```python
SIGNATURES = {
    "yume_last_error": [],
    "yume_abi_version": [],
    "yume_target_arch": [],
    "yume_counter_workspace_bytes": [],
    "yume_counter_workspace_init": [_P, _L, _P],
    "yume_calibrate_mfma": [_L, _L, _P, _P, _P],
    "yume_adaln_modulate": [_P, _L, _L, _L, _F, _P, _P, _L, _P, _I, _P, _L, _I, _P],
    "yume_adaln_modulate_e4m3": [_P, _L, _L, _L, _F, _P, _P, _L, _P, _I, _P, _L, _P, _P],
    "yume_gemm_bf16": [_P, _L, _P, _L, _P, _L, _L, _L, _I, _P, _L, _P, _L, _P, _P, _L, _L, _I, _P],
    "yume_gemm_workspace_bytes": [],
    "yume_gemm_bf16_ws": [_P, _L, _P, _L, _P, _L, _L, _L, _I, _P, _L, _P, _L, _P, _P, _L, _L, _I, _P, _L, _P],
    "yume_quant_rows_e4m3": [_P, _L, _L, _L, _P, _L, _P, _P],
    "yume_gemm_f8": [_P, _L, _P, _P, _L, _P, _P, _L, _L, _L, _I, _P, _L, _P, _L, _P, _P],
    "yume_gemm_f8_splitt": [_P, _L, _P, _P, _L, _P, _P, _L, _L, _L, _P, _L, _P, _L, _L, _P],
    "yume_gemm_f8_mxout": [_P, _L, _P, _P, _L, _P, _P, _L, _L, _L, _I, _P, _L, _P, _L, _P],
    "yume_gemm_f8_mx": [_P, _L, _P, _L, _P, _L, _P, _P, _L, _L, _L, _I, _P, _L, _P, _L, _P, _P],
    "yume_rmsnorm_f32": [_P, _L, _L, _L, _F, _P, _P, _L, _P],
    "yume_gemm_bf16_batched": [_P, _L, _L, _P, _L, _L, _L, _L, _L, _I, _P, _L, _L, _L, _I, _P],
    "yume_gemm_splitk_workspace_bytes": [_L, _L, _I],
    "yume_gemm_bf16_splitk": [_P, _L, _P, _L, _P, _L, _L, _L, _I, _P, _L, _I, _P, _P],
    "yume_softmax_bias_rows": [_P, _L, _L, _L, _L, _P, _L, _P, _L, _L, _P],
    "yume_rmsnorm_rows_periodic": [_P, _L, _L, _L, _P, _L, _F, _P],
    "yume_rmsnorm_rope": [_P, _L, _L, _L, _I, _P, _F, _P, _L, _P],
    "yume_attn_fwd": [_P, _L, _P, _L, _P, _L, _P, _L, _L, _L, _L, _F, _I, _I, _P],
    "yume_attn_workspace_bytes": [_L, _L, _L],
    "yume_attn_fwd_ws": [_P, _L, _P, _L, _P, _L, _P, _L, _L, _L, _L, _F, _I, _I, _P, _L, _P],
    "yume_attn_fwd_kw": [_P, _L, _P, _L, _P, _L, _P, _L, _L, _L, _L, _F, _I, _I, _P, _L, _F, _P],
    "yume_attn_fwd_seg": [_P, _L, _P, _L, _P, _L, _P, _L, _L, _L, _L, _P, _L, _F, _I, _I, _P, _P],
    "yume_attn_batch_workspace_bytes": [_L, _L, _L, _L],
    "yume_attn_fwd_batch": [_P, _L, _P, _L, _P, _L, _P, _L, _L, _L, _L, _L, _L, _L, _F, _I, _I, _P, _L, _P],
    "yume_linear_smallm_f32": [_P, _L, _L, _P, _I, _P, _L, _I, _I, _P, _P, _P],
    "yume_sinusoidal_embed": [_P, _P, _L, _L, _P, _P],
    "yume_modulation_table": [_P, _P, _L, _L, _L, _P, _P],
    "yume_patch_gather": [_P, _I, _L, _L, _L, _L, _L, _L, _L, _L, _P, _L, _P],
    "yume_unpatchify": [_P, _L, _L, _L, _L, _L, _L, _L, _P, _P],
    "yume_cast_bf16": [_P, _L, _L, _L, _L, _P, _L, _P],
    "yume_transpose_bf16": [_P, _I, _L, _L, _L, _P, _L, _P],
    "yume_conv3d_cl": [_P, _P, _L, _L, _L, _L, _L, _P, _L, _P, _L, _I, _I, _I, _I, _I, _I, _I, _I, _I, _I, _L, _L, _L, _I, _P, _L,
                       _P, _L, _P, _P],
    "yume_vae_rmsnorm_silu": [_P, _L, _L, _L, _P, _P, _I, _P, _L, _P],
    "yume_vae_dupup_add": [_P, _L, _L, _L, _L, _L, _P, _L, _L, _L, _I, _I, _I, _P],
    "yume_vae_avgdown_add": [_P, _L, _L, _L, _L, _L, _P, _L, _L, _I, _I, _P],
    "yume_softmax_rows": [_P, _L, _L, _L, _F, _P, _L, _P],
    "yume_vae_pack_input": [_P, _I, _L, _L, _L, _L, _I, _P, _P, _P, _L, _P],
    "yume_frames_u8": [_P, _L, _L, _L, _L, _P, _P],
    "yume_frames_u8_trunc": [_P, _L, _L, _L, _L, _P, _P],
    "yume_vae_unpack_output": [_P, _L, _L, _L, _L, _L, _I, _P, _P, _F, _F, _P, _P],
}
_RES = {"yume_last_error": c_char_p, "yume_target_arch": c_char_p, "yume_gemm_splitk_workspace_bytes": c_int64, "yume_attn_workspace_bytes": c_int64,
# ... 35 lines not shown
```

### yume_amd/csrc/gemm_f8.hip

```cpp
#include "gemm_f8.hpp"

using namespace gemm_core;

namespace {
bool f8_log() {
    static const bool on = [] { const char* v = getenv("YUME_GEMM_LOG"); return v && atoi(v) != 0; }();
    return on;
}
}

extern "C" int yume_gemm_f8(const void* Aq, int64_t lda, const float* sa, const void* Wq, int64_t ldw, const float* sw, const float* bias,
                            int64_t M, int64_t N, int64_t K, int epi, void* out, int64_t ldo, const float* gate, int64_t gate_stride,
                            const int32_t* row_idx, void* stream) {
    if (epi != YUME_EPI_BF16 && epi != YUME_EPI_BF16_GELU && epi != YUME_EPI_F32 && epi != YUME_EPI_RESID) {
        yume_set_error("gemm_f8: epilogue %d is not implemented (BF16, GELU, F32, RESID are)", epi);
        return YUME_EUNSUP;
    }
    YUME_REQUIRE(Aq && Wq && sa && sw && out, "gemm_f8: NULL pointer");
    YUME_REQUIRE(M > 0 && N > 0 && K > 0, "gemm_f8: empty problem M=%lld N=%lld K=%lld", (long long)M, (long long)N, (long long)K);
    YUME_REQUIRE(M < (1ll << 31) && N < (1ll << 31) && K < (1ll << 31), "gemm_f8: dimension too large");
    YUME_REQUIRE((K % gemm_f8::F8_BK) == 0, "gemm_f8: K=%lld must be a multiple of %d", (long long)K, gemm_f8::F8_BK);
    YUME_REQUIRE((N % 4) == 0, "gemm_f8: N=%lld must be a multiple of 4", (long long)N);
    YUME_REQUIRE((lda % 16) == 0 && (ldw % 16) == 0 && lda >= K && ldw >= K, "gemm_f8: lda/ldw must be multiples of 16 (16-byte rows) and >= K");
    YUME_REQUIRE((ldo % 4) == 0 && ldo >= N, "gemm_f8: ldo must be a multiple of 4 and >= N");
    YUME_REQUIRE(((uintptr_t)Aq % 16) == 0 && ((uintptr_t)Wq % 16) == 0 && ((uintptr_t)out % 16) == 0 && ((uintptr_t)sw % 16) == 0 &&
                 ((uintptr_t)sa % 4) == 0 && (bias == nullptr || ((uintptr_t)bias % 16) == 0),
                 "gemm_f8: Aq, Wq, out, sw and bias must be 16-byte aligned");
    if (epi == YUME_EPI_RESID)
        YUME_REQUIRE(gate == nullptr || ((gate_stride % 4) == 0 && ((uintptr_t)gate % 16) == 0), "gemm_f8: gate must be 16-byte aligned, gate_stride a multiple of 4");
    Problem p = {};
    p.M = (int)M; p.N = (int)N; p.K = (int)K;
    gemm_f8::F8Args f = {};
    f.A = (const unsigned char*)Aq; f.lda = lda; f.sa = sa;
    f.W = (const unsigned char*)Wq; f.ldw = ldw; f.sw = sw;
    Epilogue e = {};
    e.bias = bias;
    e.out = out; e.ldo = ldo;
    e.gate = gate; e.gate_stride = gate_stride; e.row_idx = row_idx;
    if (f8_log())
        fprintf(stderr, "[gemm_f8] f8 M=%lld N=%lld K=%lld epi=%d lda=%lld ldw=%lld ldo=%lld\n", (long long)M, (long long)N, (long long)K, epi,
                (long long)lda, (long long)ldw, (long long)ldo);
    return gemm_f8::launch_f8(epi, p, f, e, (hipStream_t)stream);
}

extern "C" int yume_gemm_f8_splitt(const void* Aq, int64_t lda, const float* sa, const void* Wq, int64_t ldw, const float* sw, const float* bias,
                                   int64_t M, int64_t N, int64_t K, void* out, int64_t ldo, void* outT, int64_t ldt, int64_t n_split,
                                   void* stream) {
    YUME_REQUIRE(Aq && Wq && sa && sw, "gemm_f8_splitt: NULL pointer");
    YUME_REQUIRE(M > 0 && N > 0 && K > 0, "gemm_f8_splitt: empty problem M=%lld N=%lld K=%lld", (long long)M, (long long)N, (long long)K);
    YUME_REQUIRE(M < (1ll << 31) && N < (1ll << 31) && K < (1ll << 31), "gemm_f8_splitt: dimension too large");
    YUME_REQUIRE((K % gemm_f8::F8_BK) == 0, "gemm_f8_splitt: K=%lld must be a multiple of %d", (long long)K, gemm_f8::F8_BK);
    YUME_REQUIRE((N % 4) == 0, "gemm_f8_splitt: N=%lld must be a multiple of 4", (long long)N);
    YUME_REQUIRE((lda % 16) == 0 && (ldw % 16) == 0 && lda >= K && ldw >= K, "gemm_f8_splitt: lda/ldw must be multiples of 16 (16-byte rows) and >= K");
    YUME_REQUIRE(n_split >= 0 && n_split <= N && (n_split % 256) == 0, "gemm_f8_splitt: n_split=%lld must be a multiple of 256 in [0, N=%lld]",
                 (long long)n_split, (long long)N);
    YUME_REQUIRE(n_split == 0 || out != nullptr, "gemm_f8_splitt: NULL out with n_split > 0");
    YUME_REQUIRE(n_split == 0 || ((ldo % 4) == 0 && ldo >= n_split), "gemm_f8_splitt: ldo=%lld must be a multiple of 4 and >= n_split", (long long)ldo);
    YUME_REQUIRE(n_split == N || outT != nullptr, "gemm_f8_splitt: NULL outT with n_split < N");
    YUME_REQUIRE(n_split == N || ((ldt % 8) == 0 && ldt >= M), "gemm_f8_splitt: ldt=%lld must be a multiple of 8 and >= M", (long long)ldt);
    YUME_REQUIRE(((uintptr_t)Aq % 16) == 0 && ((uintptr_t)Wq % 16) == 0 && ((uintptr_t)out % 16) == 0 && ((uintptr_t)outT % 16) == 0 &&
                 ((uintptr_t)sw % 16) == 0 && ((uintptr_t)sa % 4) == 0 && (bias == nullptr || ((uintptr_t)bias % 16) == 0),
                 "gemm_f8_splitt: Aq, Wq, out, outT, sw and bias must be 16-byte aligned");
    Problem p = {};
    p.M = (int)M; p.N = (int)N; p.K = (int)K;
    gemm_f8::F8Args f = {};
    f.A = (const unsigned char*)Aq; f.lda = lda; f.sa = sa;
    f.W = (const unsigned char*)Wq; f.ldw = ldw; f.sw = sw;
    Epilogue e = {};
    e.bias = bias;
    e.out = out; e.ldo = ldo;
    e.outT = (unsigned short*)outT; e.ldt = ldt; e.n_split = (int)n_split;
    if (f8_log())
        fprintf(stderr, "[gemm_f8] f8 M=%lld N=%lld K=%lld epi=%d lda=%lld ldw=%lld ldo=%lld ldt=%lld n_split=%lld\n", (long long)M, (long long)N,
                (long long)K, (int)YUME_EPI_BF16_SPLITT, (long long)lda, (long long)ldw, (long long)ldo, (long long)ldt, (long long)n_split);
    return gemm_f8::launch_f8(YUME_EPI_BF16_SPLITT, p, f, e, (hipStream_t)stream);
}
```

● ● ● ●

=== To do ===
Looking at the records above, count the lines with the word "extern" in them; reply with the number only.

=== Exercise response ===
2